AutoRSA Research Group, Orthopaedic Research Unit, Aarhus University Hospital, Aarhus, Denmark.
Department of Orthopaedics, Aalborg University Hospital, Farsø, Denmark.
J Orthop Res. 2022 Nov;40(11):2688-2697. doi: 10.1002/jor.25298. Epub 2022 Feb 27.

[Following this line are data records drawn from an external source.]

@@ -435,18 +446,24 @@
                         dbg_t_sel += dbg_tr0 - dbg_ts0;
                         float *const sw_row = sW + (buf * n_groups + wave * GW + rgrp) * kSuper + rf;
                         const TabCur cur = tab_cursor(p.tab, em.s4, r.ro_m > p.mod.sus_off, r.release_u, live);
-                        auto run_chunks = [&](auto src_tag, auto nz_tag, auto aflat_tag) {
+                        auto run_chunks = [&](auto src_tag, auto nz_tag, auto aflat_tag, auto uw_tag) {
                             constexpr int SRC = decltype(src_tag)::value;
                             constexpr int NZ = decltype(nz_tag)::value;
                             constexpr bool AFLAT = decltype(aflat_tag)::value;
+                            constexpr bool UW = decltype(uw_tag)::value;
+                            if (UW) {
+                                const uint32_t o_run = (uint32_t)__builtin_amdgcn_readfirstlane((int)o_chunk);
+                                uw_fill(p, ea, r.seed_rot, o_run, run, p.tab.base + (ptrdiff_t)(cur.idx + (int32_t)o_chunk), wave_scratch + 64u, lane);
+                                uw_chunks += run;
+                            }
                             for (uint32_t i = 0; i < run; ++i) {
                                 const uint32_t f0 = c16 + i * kChunk;
                                 *pend_dst = tsum();
                                 float *pvd = (PV && in_range) ? p.per_voice + pv_base + sc0 + f0 : nullptr;
                                 const uint32_t oc = o_chunk + i * kChunk;
                                 const float *tp = p.tab.base + (ptrdiff_t)(cur.idx + (int32_t)(oc & cur.mask));
-                                chunk_fast<OSC, SRC, 0, (FM && SRC == 1), NZ, AFLAT>(p, r, ea, em, fc, FM ? fc.k : k_const, oc, tp, sT, sSin, live,
-                                                                              tile_lds, pvd);
+                                chunk_fast<OSC, SRC, 0, (FM && SRC == 1), NZ, AFLAT, UW>(p, r, ea, em, fc, FM ? fc.k : k_const, oc, tp, sT, sSin, live,
+                                                                              tile_lds, pvd, nullptr, nullptr, wave_scratch + 64u + i * kChunk);
                                 __builtin_amdgcn_wave_barrier();
                                 pend_dst = sw_row + f0;
                             }
@@ -456,20 +473,23 @@
                         const bool aflat = aligned && w_aflat;
                         using T = std::true_type; using F = std::false_type;
                         using N0 = std::integral_constant<int, 0>; using N1 = std::integral_constant<int, 1>; using N2 = std::integral_constant<int, 2>;
+                        using UWon = std::integral_constant<bool, UWK && !FM>;
+                        const bool uw = UWon::value && w_uni && run >= S2R_UW_MIN_RUN;
                         if (tab_ok) {
-                            if (aflat) run_chunks(N1{}, N2{}, T{});
-                            else if (aligned) run_chunks(N1{}, N2{}, F{});
-                            else if (small) run_chunks(N1{}, N1{}, F{});
-                            else run_chunks(N1{}, N0{}, F{});
+                            if (aflat) run_chunks(N1{}, N2{}, T{}, F{});
+                            else if (aligned && uw) run_chunks(N1{}, N2{}, F{}, UWon{});
+                            else if (aligned) run_chunks(N1{}, N2{}, F{}, F{});
+                            else if (small) run_chunks(N1{}, N1{}, F{}, F{});
+                            else run_chunks(N1{}, N0{}, F{}, F{});
                         } else if (flat) {
-                            if (aflat) run_chunks(N0{}, N2{}, T{});
-                            else if (aligned) run_chunks(N0{}, N2{}, F{});
-                            else if (small) run_chunks(N0{}, N1{}, F{});
-                            else run_chunks(N0{}, N0{}, F{});
+                            if (aflat) run_chunks(N0{}, N2{}, T{}, F{});
+                            else if (aligned) run_chunks(N0{}, N2{}, F{}, F{});
+                            else if (small) run_chunks(N0{}, N1{}, F{}, F{});
+                            else run_chunks(N0{}, N0{}, F{}, F{});
                         } else if (!FM) {
-                            if (aligned) run_chunks(N2{}, N2{}, F{});
-                            else if (small) run_chunks(N2{}, N1{}, F{});
-                            else run_chunks(N2{}, N0{}, F{});
+                            if (aligned) run_chunks(N2{}, N2{}, F{}, F{});
+                            else if (small) run_chunks(N2{}, N1{}, F{}, F{});
+                            else run_chunks(N2{}, N0{}, F{}, F{});
                         }
                         c16 += (run - 1u) * kChunk;
                         dbg_t_run += S2R_DBG_NOW() - dbg_tr0;
@@ -542,6 +562,7 @@
             }
         }
     }
+    if (UWK && uw_chunks != 0u && lane == 0u) __hip_atomic_fetch_add(p.uw_count, uw_chunks, __ATOMIC_RELAXED, __HIP_MEMORY_SCOPE_AGENT);
     if (p.direct_out && ctl.granules == nullptr) signal_done(ctl.done, 1u);
     if (ctl.ov_render_counter != nullptr) ov_signal(ctl.ov_render_counter);
 #if defined(S2R_STAMPS)
@@ -561,7 +582,7 @@
 template <int OSC, bool FM, int MODE, int MAXT>
 __global__ void __launch_bounds__(MAXT, (MAXT == 256 ? 2 : 1)) s2r_render_kernel(const S2rRenderArgs a) {
     const FillCtl ctl = fill_ctl_from_args(a);
-    render_fill<OSC, FM, MODE, MAXT>(a, ctl);
+    render_fill<OSC, FM, MODE, MAXT, MAXT == 256>(a, ctl);
 }
 
 template <int OSC, bool FM>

In a randomized controlled setting, medium-term implant migration and long-term clinical outcomes were compared for the Copeland and the Global C.A.P. humeral head resurfacing implants (HHRI). Thirty-two patients (mean age 63 years) were randomly allocated to a Copeland (n = 14) or Global C.A.P. (n = 18) HHRI. Patients were followed for 5 years with radiostereometry, Constant Shoulder Score, and the Western Ontario Osteoarthritis of the Shoulder Index (WOOS). WOOS and revision status were also obtained cross-sectionally at a mean 10-year follow-up. At the 5-year follow-up, total translation (TT) was 0.75 mm (95% confidence interval [CI]: 0.53-0.97) for the Copeland HHRIs and 1.15 mm (95% CI: 0.85-1.46) for the Global C.A.P. HHRIs (p = 0.04), but the clinical scores were similar at all follow-ups. The cumulative risks of revision at 5 and 10 years were 29% and 43% for Copeland and 35% and 41% for Global C.A.P HHRIs (p > 0.7). No implants were loose at revision, but HHRIs that were later revised followed an early offset-increasing migration pattern with medial translation and lift-off resulting in a mean 0.53 mm (95% CI: 0.18-0.88) higher TT at the 1-year follow-up compared to non-revised HHRIs. In conclusion, the Global C.A.P. HHRI had higher TT compared with the Copeland HHRI, but clinical scores and revision rates were similar. Nonetheless, revision rates were high and challenge the use of HHRIs. Interestingly, an early radiostereometry evaluated HHRI migration pattern with increased off-set predicted later implant revision.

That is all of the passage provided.